The thing about life is that we have this need for personal specialness. We think we are pedestal-worthy and can’t be viewed as average.
The problem is, being average isn’t that bad. It’s life.
Think about it in investment terms. Everyone that’s actively in the financial markets likes to think they can outperform and make brilliant returns.
It’s not about getting the same returns as the market. No, sir, it’s about proving you are better than the stock market in your thinking. After all, the market is an aggregate of the performance of all stocks on that index – some are winners, some are losers (i.e. it reflects an “average”).
And, yes, some people beat the market. Some people even beat the market consistently. But the majority?

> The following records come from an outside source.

#pragma unroll
    for (int h = 0; h < 2; ++h) {
      const int gm = mb * GEMM_BLOCK_M + r_base + 8 * h;
      const bool row_ok = gm < p.M;
      const long long row_off = (long long)b * p.strideC + (long long)gm * p.ldc;
      [[maybe_unused]] float ce_lse2 = 0.f, ce_scale = 0.f;
      [[maybe_unused]] long long ce_label = -1;
      if constexpr (CE) {
        if (row_ok) {
          ce_label = p.ce_labels[gm];
          if (p.ce_mode == 2) {
            ce_lse2 = p.ce_lse[gm] * 1.4426950408889634f;
            ce_scale = ce_label == p.ce_ignore ? 0.f : __ldg(p.ce_num) / __ldg(p.ce_den);
          }
        }
        if (p.ce_mode == 1) {
          float cm = -INFINITY;
#pragma unroll
          for (int j = 0; j < BLOCK_N / 8; ++j)
#pragma unroll
            for (int c = 0; c < 2; ++c) {
              const int col = n0 + 8 * j + c_lane + c;
              float v = acc[4 * j + 2 * h + c] * p.alpha;
              if (p.bias != nullptr && col < p.N) v += __ldg(p.bias + col);
              if (row_ok && col == ce_label) p.ce_lab[gm] = v;
              v = col < p.N ? v * 1.4426950408889634f : -INFINITY;
              acc[4 * j + 2 * h + c] = v;
              cm = fmaxf(cm, v);
            }
          cm = fmaxf(cm, __shfl_xor_sync(0xffffffffu, cm, 1));
          cm = fmaxf(cm, __shfl_xor_sync(0xffffffffu, cm, 2));
          float cs = 0.f;
#pragma unroll
          for (int j = 0; j < BLOCK_N / 8; ++j)
#pragma unroll
            for (int c = 0; c < 2; ++c) cs += exp2f(acc[4 * j + 2 * h + c] - cm);
          cs += __shfl_xor_sync(0xffffffffu, cs, 1);
          cs += __shfl_xor_sync(0xffffffffu, cs, 2);
          if (row_ok && (lane & 3) == 0) {
            float* pp = p.ce_part + ((size_t)gm * p.n_blocks + nb) * 2;
            pp[0] = cm;
            pp[1] = cs;
          }
          continue;
        }
      }
      if (!row_ok) continue;
#pragma unroll
      for (int j = 0; j < BLOCK_N / 8; ++j) {
        const int col = n0 + 8 * j + c_lane;
        if (col >= p.N) break;
        float v0 = acc[4 * j + 2 * h] * p.alpha, v1 = acc[4 * j + 2 * h + 1] * p.alpha;
        const bool pair = col + 1 < p.N;
        if (p.bias != nullptr) {
          v0 += __ldg(p.bias + col);
          if (pair) v1 += __ldg(p.bias + col + 1);
        }
        if constexpr (CE) {
          v0 = (exp2f(v0 * 1.4426950408889634f - ce_lse2) - (col == ce_label ? 1.f : 0.f)) * ce_scale;
          v1 = (exp2f(v1 * 1.4426950408889634f - ce_lse2) - (col + 1 == ce_label ? 1.f : 0.f)) * ce_scale;
        }
        if (p.c_fp32) {
          float* dst = reinterpret_cast<float*>(p.C) + row_off + col;
          const bool vec = pair && ((reinterpret_cast<uintptr_t>(dst) & 7u) == 0);
          if (p.acc_mode == 2) {
            if (vec) {
              asm volatile("red.global.add.v2.f32 [%0], {%1, %2};" ::"l"(dst), "f"(v0), "f"(v1) : "memory");
            } else {
              atomicAdd(dst, v0);
              if (pair) atomicAdd(dst + 1, v1);
            }
          } else if (vec) {
            float2 o = make_float2(v0, v1);
            if (p.acc_mode == 1) {
              const float2 old = *reinterpret_cast<float2*>(dst);
              o.x += old.x; o.y += old.y;
            }
            *reinterpret_cast<float2*>(dst) = o;
          } else {
            dst[0] = (p.acc_mode == 1 ? dst[0] : 0.f) + v0;
            if (pair) dst[1] = (p.acc_mode == 1 ? dst[1] : 0.f) + v1;
          }
        } else {
          __nv_bfloat16* dst = reinterpret_cast<__nv_bfloat16*>(p.C) + row_off + col;
          if (p.acc_mode != 0) {
            v0 += __bfloat162float(dst[0]);
            if (pair) v1 += __bfloat162float(dst[1]);
          }
          if (pair && ((reinterpret_cast<uintptr_t>(dst) & 3u) == 0)) {
            *reinterpret_cast<uint32_t*>(dst) = pack_bf16x2(v0, v1);
          } else {
            dst[0] = __float2bfloat16_rn(v0);
            if (pair) dst[1] = __float2bfloat16_rn(v1);
          }
        }
      }
    }
  }
  if ((threadIdx.x & 127) == 0) bulk_wait_group<0>();
}

template <int BLOCK_N, bool A_MN, bool B_MN, bool CE = false>
static int launch_gemm(const CUtensorMap& tmA, const CUtensorMap& tmB, const CUtensorMap& tmC, const GemmParams& p,
                       cudaStream_t stream) {
  using Cfg = GemmCfg<BLOCK_N>;
  auto kfn = gemm_bf16_wgmma_kernel<BLOCK_N, A_MN, B_MN, CE>;
  static bool attr_set = false;
  if (!attr_set) {
    ALM_CUDA_OK(cudaFuncSetAttribute(kfn, cudaFuncAttributeMaxDynamicSharedMemorySize, Cfg::SMEM_BYTES));
    attr_set = true;
  }
  const int total = p.m_blocks * p.n_blocks * p.split_k * p.batch;
  const int grid = total < num_sms() ? total : num_sms();
  kfn<<<grid, GEMM_THREADS, Cfg::SMEM_BYTES, stream>>>(tmA, tmB, tmC, p);
  ALM_CHECK_LAUNCH();
  ALM_LAUNCHED(1);
  return ALM_OK;
}

static int pick_block_n(int N) {
  if (N <= 64) return 64;
  if (N <= 128) return 128;
  const int pad256 = ceil_div(N, 256) * 256, pad128 = ceil_div(N, 128) * 128;
  return (pad128 * 10 < pad256 * 9) ? 128 : 256;
}

}

namespace alm {
struct CeEpilogue {
  int mode;
  const long long* labels;
  long long ignore;
  float* part;
  float* lab;
  const float* lse;
  const float* num;
  const float* den;
};
}
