# d3sm0/gym_pomdp

Measured on AMD Instinct MI355X. Metric: env steps/sec (whole node), RockSample(7,8) batch=2^20, 1/2/4/8 MI355X, higher is better.
Workload: dtype int32

## Files before the change

### gym_pomdp_amd/csrc/envs/rock.hip.h

```cpp
#pragma once
#include "../envs_common.hip.h"

namespace pomdp {
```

Not a chance. Not consistently anyway. At best, for the majority, the ability to create a portfolio of perfect investments will, over the long term, drift to be in line with everyone else. Average. And that doesn’t even factor in the costs either.
It might not sound like the most inspiring concept to embrace. I guess it doesn’t chime well with the culture of positive psychology either. But the reason why “average” is not such a bad thing when thinking about investments is that it allows a stock picker to keep an eye on the other key dynamic: Risk.
Time and time again we’ve seen that bull markets breed overconfidence, a fear of missing out and a lack of awareness of your blind spots. We get sucked into believing that we can do no wrong. We don’t control the controllable (in this case our risk exposure) and start to think we’re better than we really are at investing.
When it comes to investing, be happy with being average. It’s actually quite powerful when you think about it. Plus, someone has got to be. Why on earth shouldn’t it be you?